What you will do: Could you copy every line of the data that contains the word "bool"?

Source data:
# Dale-M/opendht

Measured on AMD Instinct MI355X. Metric: queries/sec, k=8 XOR-NN over 16M 160-bit IDs; % HBM roofline at 1/2/4/8 GPUs, higher is better.
Workload: dtype u32; 1 GPU; cfg2 batched k-NN: 65536 targets x 16777216 ids (2^24), k=8; n_ids=16777216, n_targets=65536, k=8, algo=batch, route=broadcast, ids_per_gpu=16777216, targets_per_gpu=65536, parallelism=id-range shards x1, inflight=3

## Files before the change

### opendht_amd/__init__.py

```python
import ctypes
import os

import numpy as np

__all__ = ["Context", "DhtGpuError", "NONE", "MAX_K", "lib", "LIB_PATH", "id_words"]

LIB_PATH = os.environ.get("DHTGPU_LIB") or os.path.join(os.path.dirname(os.path.abspath(__file__)), "libdhtgpu.so")
NONE = 0xFFFFFFFF
MAX_K = 32
EINVAL, ENOMEM, EDEVICE, ENOIDS, EUNSORTED, ERANGE = -1, -2, -3, -4, -5, -6

_u8p = ctypes.POINTER(ctypes.c_uint8)
_u32p = ctypes.POINTER(ctypes.c_uint32)
_u64p = ctypes.POINTER(ctypes.c_uint64)
_vp = ctypes.c_void_p
_lib = None


class DhtGpuError(RuntimeError):
    def __init__(self, code, what=""):
        msg = _lib.dhtgpu_strerror(code).decode() if _lib is not None else str(code)
        super().__init__(f"libdhtgpu: {what}: {msg} ({code})")
        self.code = code

# ... 167 lines not shown
    def set_global_indices(self, on):
        _check(lib().dhtgpu_set_global_indices(self._h, int(bool(on))), "set_global_indices")

    def set_sub_handles(self, on):
        _check(lib().dhtgpu_set_sub_handles(self._h, int(bool(on))), "set_sub_handles")

    def sub_handles_active(self, q, k):
        return bool(lib().dhtgpu_sub_handles_active(self._h, q, k))

    def handles_to_indices_dev(self, handles_ptr, m, out_ptr, idx_base=0, stream=None):
        _check(lib().dhtgpu_handles_to_indices_dev(self._h, handles_ptr, m, out_ptr, idx_base, stream),
               "handles_to_indices_dev")

    def select_prefix_dev(self, planes_ptr, stride, n, pbits, pval, out_planes_ptr, out_stride, out_gidx_ptr=None,
                          stream=None):
        cnt = ctypes.c_uint64()
        _check(lib().dhtgpu_select_prefix_dev(self._h, planes_ptr, stride, n, pbits, pval, out_planes_ptr, out_stride,
                                              out_gidx_ptr, ctypes.byref(cnt), stream), "select_prefix_dev")
        return cnt.value

    @property
    def num_ids(self):
        return int(lib().dhtgpu_num_ids(self._h))

    def get_ids(self, first=0, n=None):
        if n is None:
            n = self.num_ids - first
        out = np.empty((n, 20), dtype=np.uint8)
        _check(lib().dhtgpu_get_ids(self._h, first, n, _p(out, _u8p)), "get_ids")
        return out

    def ids_dev(self):
        p, s = _vp(), ctypes.c_uint64()
        _check(lib().dhtgpu_ids_dev(self._h, ctypes.byref(p), ctypes.byref(s)), "ids_dev")
        return p.value, s.value

    def topk(self, targets, k=8):
        t = _ids(targets, "targets")
        q = t.shape[0]
        out = np.empty((q, k), dtype=np.uint32)
        cnt = np.empty(q, dtype=np.uint32)
        _check(lib().dhtgpu_topk(self._h, _p(t, _u8p), q, k, _p(out, _u32p), _p(cnt, _u32p)), "topk")
        return out, cnt

    def index_topk(self, targets, k=8):
        t = _ids(targets, "targets")
        q = t.shape[0]
        out = np.empty((q, k), dtype=np.uint32)
        cnt = np.empty(q, dtype=np.uint32)
        _check(lib().dhtgpu_index_topk(self._h, _p(t, _u8p), q, k, _p(out, _u32p), _p(cnt, _u32p)), "index_topk")
        return out, cnt

    def index_build(self, stream=None):
        _check(lib().dhtgpu_index_build(self._h, stream), "index_build")

    def index_build_timed(self, stream=None):
        ms = (ctypes.c_float * 4)()
        _check(lib().dhtgpu_index_build_timed(self._h, stream, ms), "index_build_timed")
        return tuple(ms)

    def index_topk_dev(self, t_planes_ptr, t_stride, q, k, out_idx_ptr=None, out_cnt_ptr=None, out_rec_ptr=None,
                       idx_base=0, stream=None):
        _check(lib().dhtgpu_index_topk_dev(self._h, t_planes_ptr, t_stride, q, k, out_idx_ptr, out_cnt_ptr,
                                           out_rec_ptr, idx_base, stream), "index_topk_dev")

    def batch_topk(self, targets, k=8):
        t = _ids(targets, "targets")
        q = t.shape[0]
        out = np.empty((q, k), dtype=np.uint32)
        cnt = np.empty(q, dtype=np.uint32)
        _check(lib().dhtgpu_batch_topk(self._h, _p(t, _u8p), q, k, _p(out, _u32p), _p(cnt, _u32p)), "batch_topk")
        return out, cnt

    def batch_topk_dev(self, t_planes_ptr, t_stride, q, k, out_idx_ptr=None, out_cnt_ptr=None, out_rec_ptr=None,
                       idx_base=0, stream=None):
        _check(lib().dhtgpu_batch_topk_dev(self._h, t_planes_ptr, t_stride, q, k, out_idx_ptr, out_cnt_ptr,
                                           out_rec_ptr, idx_base, stream), "batch_topk_dev")

    def batch_topk_timed(self, t_planes_ptr, t_stride, q, k, out_idx_ptr, out_cnt_ptr, stream=None):
        ms = (ctypes.c_float * 4)()
        st = (ctypes.c_uint32 * 4)()
        _check(lib().dhtgpu_batch_topk_timed(self._h, t_planes_ptr, t_stride, q, k, out_idx_ptr, out_cnt_ptr,
                                             stream, ms, st), "batch_topk_timed")
        return tuple(ms), int(st[0]), int(st[1]), int(st[2])

    def batch_events(self, events):
        arr = (_vp * 8)(*[e.cuda_event for e in events])
        _check(lib().dhtgpu_batch_events(self._h, arr), "batch_events")

    def tie_words_dev(self, rec_ptr, q, k, idx_base, ties_ptr, tie_cap, row_base, out_words_ptr, stream=None):
        _check(lib().dhtgpu_tie_words_dev(self._h, rec_ptr, q, k, idx_base, ties_ptr, tie_cap, row_base,
                                          out_words_ptr, stream), "tie_words_dev")

    def topk_dev(self, t_planes_ptr, t_stride, q, k, out_idx_ptr=None, out_cnt_ptr=None, out_rec_ptr=None,
                 idx_base=0, stream=None):
        _check(lib().dhtgpu_topk_dev(self._h, t_planes_ptr, t_stride, q, k, out_idx_ptr, out_cnt_ptr,
                                     out_rec_ptr, idx_base, stream), "topk_dev")

    def find_closest(self, firsts, bucket_off, node_ids, good, targets, count=8):
        firsts = _ids(firsts, "firsts") if len(firsts) else np.zeros((0, 20), np.uint8)
        off = np.ascontiguousarray(bucket_off, dtype=np.uint32)
        nodes = _ids(node_ids, "node_ids") if len(node_ids) else np.zeros((1, 20), np.uint8)
        good = np.ascontiguousarray(good, dtype=np.uint8) if len(good) else np.zeros(1, np.uint8)
        t = _ids(targets, "targets")
        q = t.shape[0]
        out = np.empty((q, count), dtype=np.uint32)
        cnt = np.empty(q, dtype=np.uint32)
        _check(lib().dhtgpu_find_closest(self._h, firsts.shape[0], _p(firsts, _u8p), _p(off, _u32p),
                                         _p(nodes, _u8p), _p(good, _u8p), _p(t, _u8p), q, count,
                                         _p(out, _u32p), _p(cnt, _u32p)), "find_closest")
        return out, cnt

    def buffer_nodes(self, node_tail, af, targets, cand):
        t = _ids(targets, "targets")
        q = t.shape[0]
        cand = np.ascontiguousarray(cand, dtype=np.uint32).reshape(q, -1)
        alen = 4 if af == 4 else 16
        tail = np.ascontiguousarray(node_tail, dtype=np.uint8).reshape(-1, alen + 2)
        rec = 20 + alen + 2
        out = np.zeros((q, 8 * rec), dtype=np.uint8)
        ln = np.zeros(q, dtype=np.uint32)
        _check(lib().dhtgpu_buffer_nodes(self._h, _p(tail, _u8p), af, _p(t, _u8p), q, _p(cand, _u32p),
                                         cand.shape[1], _p(out, _u8p), _p(ln, _u32p)), "buffer_nodes")
        return out, ln

    def deserialize_nodes(self, af, myid, blobs, from_af, from_addr):
        alen = 4 if af == 4 else 16
        m = len(blobs)
        off = np.zeros(m + 1, dtype=np.uint64)
        for i, b in enumerate(blobs):
            off[i + 1] = off[i] + len(b)
        blob = np.frombuffer(b"".join(bytes(b) for b in blobs) or b"\0", dtype=np.uint8).copy()
        fa = np.ascontiguousarray(from_af, dtype=np.uint8).reshape(m) if m else np.zeros(1, np.uint8)
        fad = np.ascontiguousarray(from_addr, dtype=np.uint8).reshape(m, 16) if m else np.zeros((1, 16), np.uint8)
        cap = max(1, int(off[-1]) // (20 + alen + 2))
        ids = np.zeros((cap, 20), np.uint8)
        tail = np.zeros((cap, alen + 2), np.uint8)
        st = np.zeros(cap, np.uint8)
        ms = np.zeros(max(m, 1), np.uint8)
        nrec = ctypes.c_uint32()
        my = np.ascontiguousarray(myid, dtype=np.uint8).reshape(20)
        _check(lib().dhtgpu_deserialize_nodes(self._h, af, _p(my, _u8p), _p(blob, _u8p), _p(off, _u64p), m,
                                              _p(fa, _u8p), _p(fad, _u8p), _p(ids, _u8p), _p(tail, _u8p),
                                              _p(st, _u8p), _p(ms, _u8p), ctypes.byref(nrec)), "deserialize_nodes")
        r = nrec.value
        return ids[:r], tail[:r], st[:r], ms[:m]

    def net_prepare(self, dead=None, table_seed=0x5EED):
        d = None
        if dead is not None:
            d = np.ascontiguousarray(dead, dtype=np.uint8)
            if d.shape[0] != self.num_ids:
                raise ValueError("dead mask must have one byte per id")
        _check(lib().dhtgpu_net_prepare(self._h, _p(d, _u8p) if d is not None else None, table_seed), "net_prepare")

    def set_search_alpha(self, alpha):
        _check(lib().dhtgpu_set_search_alpha(self._h, int(alpha)), "set_search_alpha")
        self._alpha = int(alpha)

    def search_batch(self, targets, searchers, max_rounds=64, alpha=None):
        t = _ids(targets, "targets")
        q = t.shape[0]
        sr = np.ascontiguousarray(searchers, dtype=np.uint32).reshape(q)
        idx = np.empty((q, 64), np.uint32)
        fl = np.empty((q, 64), np.uint8)
        ln, rd, qs = (np.empty(q, np.uint32) for _ in range(3))
# ... 119 lines not shown
```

Task result:
        _check(lib().dhtgpu_set_global_indices(self._h, int(bool(on))), "set_global_indices")
        _check(lib().dhtgpu_set_sub_handles(self._h, int(bool(on))), "set_sub_handles")
        return bool(lib().dhtgpu_sub_handles_active(self._h, q, k))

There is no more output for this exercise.